_Your goal_
What is needed is a single figure: how many lines of the records below contain the word "dsbeta".

★ ★ ★ ★ ★ ★ ★

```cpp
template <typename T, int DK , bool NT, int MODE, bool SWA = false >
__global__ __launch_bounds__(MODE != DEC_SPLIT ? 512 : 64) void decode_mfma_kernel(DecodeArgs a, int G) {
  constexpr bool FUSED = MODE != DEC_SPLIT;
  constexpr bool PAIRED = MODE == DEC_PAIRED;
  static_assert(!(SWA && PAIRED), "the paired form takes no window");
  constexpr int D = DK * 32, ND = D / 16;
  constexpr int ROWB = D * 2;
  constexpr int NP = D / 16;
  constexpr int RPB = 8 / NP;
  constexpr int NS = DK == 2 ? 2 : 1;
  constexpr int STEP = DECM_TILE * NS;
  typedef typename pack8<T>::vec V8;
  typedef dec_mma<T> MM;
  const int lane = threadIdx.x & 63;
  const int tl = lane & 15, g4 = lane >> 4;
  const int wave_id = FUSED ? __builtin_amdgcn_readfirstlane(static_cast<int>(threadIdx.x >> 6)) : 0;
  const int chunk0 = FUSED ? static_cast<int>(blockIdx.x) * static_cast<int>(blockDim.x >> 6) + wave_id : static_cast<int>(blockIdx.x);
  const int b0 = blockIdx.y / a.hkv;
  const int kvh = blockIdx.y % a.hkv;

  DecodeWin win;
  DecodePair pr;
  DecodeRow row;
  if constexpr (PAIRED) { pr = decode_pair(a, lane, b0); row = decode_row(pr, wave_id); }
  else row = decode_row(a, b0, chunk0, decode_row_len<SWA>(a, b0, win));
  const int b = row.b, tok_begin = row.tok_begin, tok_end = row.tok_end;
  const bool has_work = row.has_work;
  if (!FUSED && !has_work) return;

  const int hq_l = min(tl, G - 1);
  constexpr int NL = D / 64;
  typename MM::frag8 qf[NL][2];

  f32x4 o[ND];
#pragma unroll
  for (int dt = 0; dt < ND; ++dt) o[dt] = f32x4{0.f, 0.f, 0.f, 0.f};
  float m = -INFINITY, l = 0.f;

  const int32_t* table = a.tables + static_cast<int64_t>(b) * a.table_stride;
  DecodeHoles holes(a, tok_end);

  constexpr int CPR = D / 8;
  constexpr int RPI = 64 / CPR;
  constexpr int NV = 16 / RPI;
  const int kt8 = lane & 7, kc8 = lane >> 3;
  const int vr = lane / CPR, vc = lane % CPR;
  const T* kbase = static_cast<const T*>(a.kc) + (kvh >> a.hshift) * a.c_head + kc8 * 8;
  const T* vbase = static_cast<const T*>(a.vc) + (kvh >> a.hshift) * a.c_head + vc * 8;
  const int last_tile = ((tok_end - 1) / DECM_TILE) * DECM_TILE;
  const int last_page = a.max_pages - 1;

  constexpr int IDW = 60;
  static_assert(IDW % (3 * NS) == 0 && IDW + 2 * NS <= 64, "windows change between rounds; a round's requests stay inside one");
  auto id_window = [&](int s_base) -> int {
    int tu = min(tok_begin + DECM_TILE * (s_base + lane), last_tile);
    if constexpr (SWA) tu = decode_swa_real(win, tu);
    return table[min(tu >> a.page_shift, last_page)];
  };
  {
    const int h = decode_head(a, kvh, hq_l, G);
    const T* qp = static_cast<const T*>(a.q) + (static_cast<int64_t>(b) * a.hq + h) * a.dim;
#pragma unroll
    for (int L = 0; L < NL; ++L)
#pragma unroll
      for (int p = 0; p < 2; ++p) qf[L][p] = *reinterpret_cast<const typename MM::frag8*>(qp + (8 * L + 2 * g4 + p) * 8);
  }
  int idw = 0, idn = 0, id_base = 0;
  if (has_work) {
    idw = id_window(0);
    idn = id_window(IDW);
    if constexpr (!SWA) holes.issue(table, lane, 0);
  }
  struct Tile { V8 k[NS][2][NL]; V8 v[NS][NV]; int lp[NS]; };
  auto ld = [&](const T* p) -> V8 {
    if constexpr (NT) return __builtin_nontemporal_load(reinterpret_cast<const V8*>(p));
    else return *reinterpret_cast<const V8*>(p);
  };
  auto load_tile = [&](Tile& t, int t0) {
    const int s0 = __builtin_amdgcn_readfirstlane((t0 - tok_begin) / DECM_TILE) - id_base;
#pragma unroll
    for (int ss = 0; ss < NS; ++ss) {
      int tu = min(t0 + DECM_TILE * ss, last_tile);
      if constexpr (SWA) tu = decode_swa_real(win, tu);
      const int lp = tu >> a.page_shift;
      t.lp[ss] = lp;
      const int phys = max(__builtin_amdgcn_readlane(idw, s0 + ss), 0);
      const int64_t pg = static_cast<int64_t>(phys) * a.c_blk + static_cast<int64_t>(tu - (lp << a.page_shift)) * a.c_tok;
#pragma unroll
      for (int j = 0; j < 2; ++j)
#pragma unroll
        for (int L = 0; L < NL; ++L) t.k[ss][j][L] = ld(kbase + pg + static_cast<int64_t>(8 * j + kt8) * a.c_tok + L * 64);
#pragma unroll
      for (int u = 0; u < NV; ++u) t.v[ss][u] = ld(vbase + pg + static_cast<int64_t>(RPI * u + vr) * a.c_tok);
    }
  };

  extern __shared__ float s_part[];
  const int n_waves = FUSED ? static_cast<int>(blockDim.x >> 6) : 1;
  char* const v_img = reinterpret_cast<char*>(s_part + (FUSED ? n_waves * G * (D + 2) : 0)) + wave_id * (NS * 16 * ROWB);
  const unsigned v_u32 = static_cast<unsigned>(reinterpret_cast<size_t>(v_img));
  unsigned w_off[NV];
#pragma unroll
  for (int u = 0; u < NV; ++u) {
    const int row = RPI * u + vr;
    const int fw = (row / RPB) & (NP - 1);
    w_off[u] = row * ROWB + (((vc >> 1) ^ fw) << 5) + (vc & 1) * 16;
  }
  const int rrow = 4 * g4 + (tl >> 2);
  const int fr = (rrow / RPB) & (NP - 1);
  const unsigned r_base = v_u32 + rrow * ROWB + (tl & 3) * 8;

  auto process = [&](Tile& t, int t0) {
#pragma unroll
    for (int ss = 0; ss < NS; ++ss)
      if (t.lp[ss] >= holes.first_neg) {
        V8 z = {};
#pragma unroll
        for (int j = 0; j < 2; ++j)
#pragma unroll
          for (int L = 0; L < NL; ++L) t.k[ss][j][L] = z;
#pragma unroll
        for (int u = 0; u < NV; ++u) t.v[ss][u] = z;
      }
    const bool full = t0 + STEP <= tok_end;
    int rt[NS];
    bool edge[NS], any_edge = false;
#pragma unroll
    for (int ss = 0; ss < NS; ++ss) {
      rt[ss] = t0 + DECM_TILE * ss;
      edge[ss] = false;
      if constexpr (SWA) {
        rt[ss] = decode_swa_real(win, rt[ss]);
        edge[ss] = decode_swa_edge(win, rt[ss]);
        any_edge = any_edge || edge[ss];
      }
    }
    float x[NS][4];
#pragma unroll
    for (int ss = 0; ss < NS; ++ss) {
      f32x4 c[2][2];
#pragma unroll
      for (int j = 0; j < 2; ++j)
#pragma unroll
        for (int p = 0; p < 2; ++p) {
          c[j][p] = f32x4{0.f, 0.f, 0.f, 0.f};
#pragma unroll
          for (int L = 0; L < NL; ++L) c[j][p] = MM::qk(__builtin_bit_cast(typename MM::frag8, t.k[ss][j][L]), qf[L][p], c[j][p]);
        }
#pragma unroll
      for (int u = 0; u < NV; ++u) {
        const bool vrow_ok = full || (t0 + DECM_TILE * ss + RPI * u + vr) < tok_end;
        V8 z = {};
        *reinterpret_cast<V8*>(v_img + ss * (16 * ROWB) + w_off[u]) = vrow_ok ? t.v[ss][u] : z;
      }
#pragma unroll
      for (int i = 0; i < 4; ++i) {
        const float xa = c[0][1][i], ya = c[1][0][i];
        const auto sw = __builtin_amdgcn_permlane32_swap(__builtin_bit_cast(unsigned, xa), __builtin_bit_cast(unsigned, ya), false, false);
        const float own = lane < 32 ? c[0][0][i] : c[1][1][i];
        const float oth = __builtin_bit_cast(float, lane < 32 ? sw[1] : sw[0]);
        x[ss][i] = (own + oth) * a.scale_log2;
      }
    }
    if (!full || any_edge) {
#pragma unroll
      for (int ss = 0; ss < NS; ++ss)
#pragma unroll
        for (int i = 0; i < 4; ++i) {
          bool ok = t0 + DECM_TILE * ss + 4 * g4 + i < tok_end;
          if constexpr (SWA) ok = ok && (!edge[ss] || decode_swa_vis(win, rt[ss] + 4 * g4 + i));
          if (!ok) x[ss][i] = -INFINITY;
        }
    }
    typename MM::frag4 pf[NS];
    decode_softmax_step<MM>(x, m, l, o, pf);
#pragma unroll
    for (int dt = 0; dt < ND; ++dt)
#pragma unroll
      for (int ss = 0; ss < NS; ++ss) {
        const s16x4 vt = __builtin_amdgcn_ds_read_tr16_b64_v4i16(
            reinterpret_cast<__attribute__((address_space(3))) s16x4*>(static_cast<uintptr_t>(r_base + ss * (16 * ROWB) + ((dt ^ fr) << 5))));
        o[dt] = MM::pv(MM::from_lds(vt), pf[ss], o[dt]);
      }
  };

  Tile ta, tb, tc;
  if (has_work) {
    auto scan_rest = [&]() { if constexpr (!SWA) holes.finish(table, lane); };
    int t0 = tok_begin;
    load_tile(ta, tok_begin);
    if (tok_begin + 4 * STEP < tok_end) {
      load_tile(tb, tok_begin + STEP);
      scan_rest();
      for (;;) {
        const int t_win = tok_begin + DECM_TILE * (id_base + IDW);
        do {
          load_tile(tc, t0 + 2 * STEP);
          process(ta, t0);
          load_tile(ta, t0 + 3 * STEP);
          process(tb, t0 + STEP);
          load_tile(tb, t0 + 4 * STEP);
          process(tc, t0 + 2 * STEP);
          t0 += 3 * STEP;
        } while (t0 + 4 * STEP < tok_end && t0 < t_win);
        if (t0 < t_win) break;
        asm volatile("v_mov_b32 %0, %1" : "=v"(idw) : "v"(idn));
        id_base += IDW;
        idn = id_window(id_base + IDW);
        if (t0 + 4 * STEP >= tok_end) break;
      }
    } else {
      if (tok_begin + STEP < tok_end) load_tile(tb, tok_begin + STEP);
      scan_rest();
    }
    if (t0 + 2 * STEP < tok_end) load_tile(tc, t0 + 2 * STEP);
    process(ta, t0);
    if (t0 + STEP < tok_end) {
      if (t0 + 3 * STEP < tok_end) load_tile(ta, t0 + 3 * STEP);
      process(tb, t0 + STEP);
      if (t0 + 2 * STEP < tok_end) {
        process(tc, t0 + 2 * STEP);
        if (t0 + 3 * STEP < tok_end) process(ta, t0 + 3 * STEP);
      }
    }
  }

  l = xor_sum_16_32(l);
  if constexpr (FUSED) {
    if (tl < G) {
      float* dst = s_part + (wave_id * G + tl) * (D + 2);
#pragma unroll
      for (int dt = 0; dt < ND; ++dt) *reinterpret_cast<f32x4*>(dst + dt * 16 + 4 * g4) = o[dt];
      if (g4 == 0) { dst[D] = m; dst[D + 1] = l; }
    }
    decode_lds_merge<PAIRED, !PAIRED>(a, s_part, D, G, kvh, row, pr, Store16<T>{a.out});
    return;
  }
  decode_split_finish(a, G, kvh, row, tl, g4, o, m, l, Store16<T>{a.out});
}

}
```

★ ★ ★ ★ ★ ★ ★

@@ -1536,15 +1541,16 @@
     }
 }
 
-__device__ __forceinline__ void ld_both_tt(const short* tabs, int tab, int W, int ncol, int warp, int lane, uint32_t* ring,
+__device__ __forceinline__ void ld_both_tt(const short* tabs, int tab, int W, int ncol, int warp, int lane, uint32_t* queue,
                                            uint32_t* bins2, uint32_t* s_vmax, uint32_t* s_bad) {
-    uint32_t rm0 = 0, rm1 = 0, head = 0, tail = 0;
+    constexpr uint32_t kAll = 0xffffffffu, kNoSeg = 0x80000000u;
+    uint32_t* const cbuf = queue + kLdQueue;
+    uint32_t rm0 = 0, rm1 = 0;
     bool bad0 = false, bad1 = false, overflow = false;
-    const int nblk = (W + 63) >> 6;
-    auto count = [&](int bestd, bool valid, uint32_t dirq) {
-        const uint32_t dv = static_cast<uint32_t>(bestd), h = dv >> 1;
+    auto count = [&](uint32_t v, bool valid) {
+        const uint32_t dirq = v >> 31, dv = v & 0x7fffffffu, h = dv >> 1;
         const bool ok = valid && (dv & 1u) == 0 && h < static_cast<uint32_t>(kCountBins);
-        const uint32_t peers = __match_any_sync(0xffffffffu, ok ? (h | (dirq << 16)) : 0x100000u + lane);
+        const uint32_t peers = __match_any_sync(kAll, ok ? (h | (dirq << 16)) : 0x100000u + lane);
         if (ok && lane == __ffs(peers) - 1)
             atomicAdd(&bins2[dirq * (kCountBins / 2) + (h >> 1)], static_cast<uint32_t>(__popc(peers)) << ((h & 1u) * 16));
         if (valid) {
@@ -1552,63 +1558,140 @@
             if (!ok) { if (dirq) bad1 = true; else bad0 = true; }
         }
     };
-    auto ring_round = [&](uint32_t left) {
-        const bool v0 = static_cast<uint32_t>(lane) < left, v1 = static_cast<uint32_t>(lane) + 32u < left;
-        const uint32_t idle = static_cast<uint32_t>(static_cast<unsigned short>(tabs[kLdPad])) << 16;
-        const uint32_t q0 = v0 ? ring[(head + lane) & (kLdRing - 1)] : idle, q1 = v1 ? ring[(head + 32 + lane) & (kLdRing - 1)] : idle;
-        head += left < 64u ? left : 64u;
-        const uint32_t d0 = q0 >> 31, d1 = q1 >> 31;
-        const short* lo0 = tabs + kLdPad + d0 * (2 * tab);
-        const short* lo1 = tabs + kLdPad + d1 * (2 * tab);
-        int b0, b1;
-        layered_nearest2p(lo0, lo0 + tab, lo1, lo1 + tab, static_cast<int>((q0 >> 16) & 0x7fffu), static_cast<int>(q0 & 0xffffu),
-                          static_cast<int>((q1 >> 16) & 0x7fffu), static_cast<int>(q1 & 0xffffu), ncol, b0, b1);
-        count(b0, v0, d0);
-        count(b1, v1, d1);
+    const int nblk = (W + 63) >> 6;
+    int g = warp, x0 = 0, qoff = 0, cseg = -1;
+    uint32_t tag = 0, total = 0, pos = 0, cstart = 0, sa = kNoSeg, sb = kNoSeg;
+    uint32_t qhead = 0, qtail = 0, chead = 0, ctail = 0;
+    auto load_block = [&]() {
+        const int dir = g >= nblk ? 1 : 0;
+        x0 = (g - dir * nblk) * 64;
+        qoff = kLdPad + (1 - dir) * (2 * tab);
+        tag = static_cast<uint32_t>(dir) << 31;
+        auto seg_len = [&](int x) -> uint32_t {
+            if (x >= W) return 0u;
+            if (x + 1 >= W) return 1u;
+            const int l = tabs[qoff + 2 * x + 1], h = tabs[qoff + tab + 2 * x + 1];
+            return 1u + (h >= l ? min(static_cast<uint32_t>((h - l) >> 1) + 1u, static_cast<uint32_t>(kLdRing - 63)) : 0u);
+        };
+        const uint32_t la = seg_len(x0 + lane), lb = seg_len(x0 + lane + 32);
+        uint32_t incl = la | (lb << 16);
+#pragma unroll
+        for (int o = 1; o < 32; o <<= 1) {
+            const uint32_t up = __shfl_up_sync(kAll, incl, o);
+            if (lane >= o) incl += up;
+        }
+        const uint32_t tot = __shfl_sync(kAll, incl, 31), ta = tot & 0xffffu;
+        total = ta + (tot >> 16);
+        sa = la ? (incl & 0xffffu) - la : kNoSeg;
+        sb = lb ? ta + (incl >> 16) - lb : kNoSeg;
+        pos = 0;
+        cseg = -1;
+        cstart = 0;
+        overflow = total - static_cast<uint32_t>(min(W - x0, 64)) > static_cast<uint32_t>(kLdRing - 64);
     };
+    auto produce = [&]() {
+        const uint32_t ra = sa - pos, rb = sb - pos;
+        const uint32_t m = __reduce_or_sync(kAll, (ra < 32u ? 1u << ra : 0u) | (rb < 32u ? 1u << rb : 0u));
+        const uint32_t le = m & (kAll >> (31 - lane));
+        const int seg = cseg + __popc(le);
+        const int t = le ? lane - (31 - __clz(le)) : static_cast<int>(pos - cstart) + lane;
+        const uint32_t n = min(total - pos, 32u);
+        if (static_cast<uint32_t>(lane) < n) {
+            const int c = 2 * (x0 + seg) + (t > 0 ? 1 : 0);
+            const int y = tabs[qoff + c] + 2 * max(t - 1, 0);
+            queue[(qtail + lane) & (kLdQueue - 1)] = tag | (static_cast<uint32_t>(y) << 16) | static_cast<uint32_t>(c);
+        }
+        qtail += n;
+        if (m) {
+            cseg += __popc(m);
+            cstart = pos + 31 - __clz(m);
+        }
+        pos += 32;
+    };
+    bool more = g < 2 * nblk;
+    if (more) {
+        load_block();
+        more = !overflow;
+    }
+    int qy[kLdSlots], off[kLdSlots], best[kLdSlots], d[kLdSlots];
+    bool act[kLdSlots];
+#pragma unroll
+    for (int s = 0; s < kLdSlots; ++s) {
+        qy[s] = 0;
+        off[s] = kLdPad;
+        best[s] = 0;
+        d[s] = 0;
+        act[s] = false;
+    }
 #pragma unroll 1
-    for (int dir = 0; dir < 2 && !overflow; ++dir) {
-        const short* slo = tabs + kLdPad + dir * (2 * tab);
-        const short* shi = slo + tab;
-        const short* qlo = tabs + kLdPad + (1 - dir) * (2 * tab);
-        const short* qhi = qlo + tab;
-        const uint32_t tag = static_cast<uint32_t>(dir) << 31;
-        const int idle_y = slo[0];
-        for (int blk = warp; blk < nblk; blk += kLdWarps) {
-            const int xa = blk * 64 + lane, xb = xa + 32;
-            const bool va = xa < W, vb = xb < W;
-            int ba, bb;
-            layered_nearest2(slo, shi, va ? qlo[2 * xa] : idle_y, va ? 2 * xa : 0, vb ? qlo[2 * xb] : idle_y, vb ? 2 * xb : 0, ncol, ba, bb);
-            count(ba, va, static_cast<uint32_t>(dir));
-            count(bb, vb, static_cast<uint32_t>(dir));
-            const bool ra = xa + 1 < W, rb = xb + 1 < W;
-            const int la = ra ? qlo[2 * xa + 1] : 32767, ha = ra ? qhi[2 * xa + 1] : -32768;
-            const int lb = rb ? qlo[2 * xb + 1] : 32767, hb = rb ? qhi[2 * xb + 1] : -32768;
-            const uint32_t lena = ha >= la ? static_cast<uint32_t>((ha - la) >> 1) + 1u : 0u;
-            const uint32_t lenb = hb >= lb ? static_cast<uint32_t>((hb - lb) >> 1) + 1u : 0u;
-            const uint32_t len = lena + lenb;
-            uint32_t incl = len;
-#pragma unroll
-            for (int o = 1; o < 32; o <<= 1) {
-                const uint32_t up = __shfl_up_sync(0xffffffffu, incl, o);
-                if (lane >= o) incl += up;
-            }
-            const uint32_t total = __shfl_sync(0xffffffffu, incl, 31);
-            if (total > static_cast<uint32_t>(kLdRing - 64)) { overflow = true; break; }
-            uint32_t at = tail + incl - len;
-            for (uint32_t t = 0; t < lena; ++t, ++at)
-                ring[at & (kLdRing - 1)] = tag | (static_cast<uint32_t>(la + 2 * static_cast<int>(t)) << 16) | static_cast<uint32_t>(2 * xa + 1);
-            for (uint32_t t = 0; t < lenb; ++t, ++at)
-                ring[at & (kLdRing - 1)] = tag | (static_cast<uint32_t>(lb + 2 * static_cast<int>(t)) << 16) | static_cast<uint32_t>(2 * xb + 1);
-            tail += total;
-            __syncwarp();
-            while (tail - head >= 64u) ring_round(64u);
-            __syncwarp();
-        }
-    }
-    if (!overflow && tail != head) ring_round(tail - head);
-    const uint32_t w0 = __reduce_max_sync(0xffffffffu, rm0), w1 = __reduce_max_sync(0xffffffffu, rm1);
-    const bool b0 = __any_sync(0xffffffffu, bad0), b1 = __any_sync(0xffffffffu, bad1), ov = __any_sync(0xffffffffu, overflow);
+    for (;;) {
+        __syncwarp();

★ ★ ★ ★ ★ ★ ★

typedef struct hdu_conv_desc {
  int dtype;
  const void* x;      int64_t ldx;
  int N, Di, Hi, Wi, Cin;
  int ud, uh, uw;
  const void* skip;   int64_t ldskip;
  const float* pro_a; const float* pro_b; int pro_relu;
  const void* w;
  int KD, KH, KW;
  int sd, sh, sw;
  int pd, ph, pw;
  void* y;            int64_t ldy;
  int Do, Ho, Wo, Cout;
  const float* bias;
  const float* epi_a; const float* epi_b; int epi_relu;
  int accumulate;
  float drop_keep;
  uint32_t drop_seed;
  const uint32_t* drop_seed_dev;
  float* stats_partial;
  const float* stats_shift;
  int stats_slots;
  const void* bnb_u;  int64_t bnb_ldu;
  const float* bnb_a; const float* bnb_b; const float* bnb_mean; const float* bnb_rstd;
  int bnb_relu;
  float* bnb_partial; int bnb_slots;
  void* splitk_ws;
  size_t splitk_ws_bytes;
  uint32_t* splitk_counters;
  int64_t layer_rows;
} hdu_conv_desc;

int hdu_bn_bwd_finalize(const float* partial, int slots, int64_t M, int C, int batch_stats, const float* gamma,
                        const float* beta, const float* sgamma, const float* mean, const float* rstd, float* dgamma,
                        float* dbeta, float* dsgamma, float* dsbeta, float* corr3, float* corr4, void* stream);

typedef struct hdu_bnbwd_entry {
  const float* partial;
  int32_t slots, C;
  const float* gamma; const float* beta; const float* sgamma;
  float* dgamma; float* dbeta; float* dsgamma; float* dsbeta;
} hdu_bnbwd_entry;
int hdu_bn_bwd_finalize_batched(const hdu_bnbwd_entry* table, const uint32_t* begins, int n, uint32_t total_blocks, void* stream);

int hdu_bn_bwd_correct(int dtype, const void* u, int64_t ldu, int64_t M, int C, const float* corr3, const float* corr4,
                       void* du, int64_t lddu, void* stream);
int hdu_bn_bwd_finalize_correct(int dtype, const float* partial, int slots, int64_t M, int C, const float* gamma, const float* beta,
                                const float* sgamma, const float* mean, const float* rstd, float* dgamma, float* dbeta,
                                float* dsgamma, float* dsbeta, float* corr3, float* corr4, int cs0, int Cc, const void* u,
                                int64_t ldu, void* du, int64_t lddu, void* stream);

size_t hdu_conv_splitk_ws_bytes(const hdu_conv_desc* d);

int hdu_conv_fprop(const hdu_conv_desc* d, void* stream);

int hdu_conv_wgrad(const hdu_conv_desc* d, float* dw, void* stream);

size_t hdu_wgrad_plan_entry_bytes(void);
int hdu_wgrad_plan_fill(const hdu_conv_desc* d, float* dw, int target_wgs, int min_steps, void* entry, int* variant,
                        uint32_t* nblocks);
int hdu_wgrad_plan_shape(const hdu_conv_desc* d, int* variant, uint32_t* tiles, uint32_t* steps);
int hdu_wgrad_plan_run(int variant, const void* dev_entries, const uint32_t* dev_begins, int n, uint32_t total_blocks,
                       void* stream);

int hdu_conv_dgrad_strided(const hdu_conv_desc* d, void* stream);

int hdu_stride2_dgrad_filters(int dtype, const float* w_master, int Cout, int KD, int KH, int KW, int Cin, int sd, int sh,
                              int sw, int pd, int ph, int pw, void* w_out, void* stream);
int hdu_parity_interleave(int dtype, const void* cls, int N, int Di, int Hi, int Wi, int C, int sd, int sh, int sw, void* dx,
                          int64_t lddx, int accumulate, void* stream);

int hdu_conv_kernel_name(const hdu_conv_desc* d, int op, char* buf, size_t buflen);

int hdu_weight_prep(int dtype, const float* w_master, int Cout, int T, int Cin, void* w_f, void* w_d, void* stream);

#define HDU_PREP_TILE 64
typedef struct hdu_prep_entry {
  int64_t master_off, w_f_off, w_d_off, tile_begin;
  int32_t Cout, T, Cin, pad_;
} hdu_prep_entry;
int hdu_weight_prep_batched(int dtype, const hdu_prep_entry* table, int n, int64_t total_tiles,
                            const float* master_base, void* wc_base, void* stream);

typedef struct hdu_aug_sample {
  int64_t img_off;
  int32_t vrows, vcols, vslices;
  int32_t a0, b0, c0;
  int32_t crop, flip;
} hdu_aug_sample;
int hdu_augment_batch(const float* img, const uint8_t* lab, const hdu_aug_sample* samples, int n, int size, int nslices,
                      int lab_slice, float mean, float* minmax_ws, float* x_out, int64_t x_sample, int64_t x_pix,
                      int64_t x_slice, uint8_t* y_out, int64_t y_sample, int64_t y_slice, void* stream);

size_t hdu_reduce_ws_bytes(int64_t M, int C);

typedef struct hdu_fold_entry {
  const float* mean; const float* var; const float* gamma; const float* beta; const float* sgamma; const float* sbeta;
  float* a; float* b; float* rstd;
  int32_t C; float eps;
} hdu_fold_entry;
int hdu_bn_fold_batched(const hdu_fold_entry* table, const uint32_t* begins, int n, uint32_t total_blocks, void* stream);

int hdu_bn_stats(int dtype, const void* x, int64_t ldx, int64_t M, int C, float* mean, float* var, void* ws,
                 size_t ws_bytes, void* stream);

★ ★ ★ ★ ★ ★ ★

_Solution to this task_
3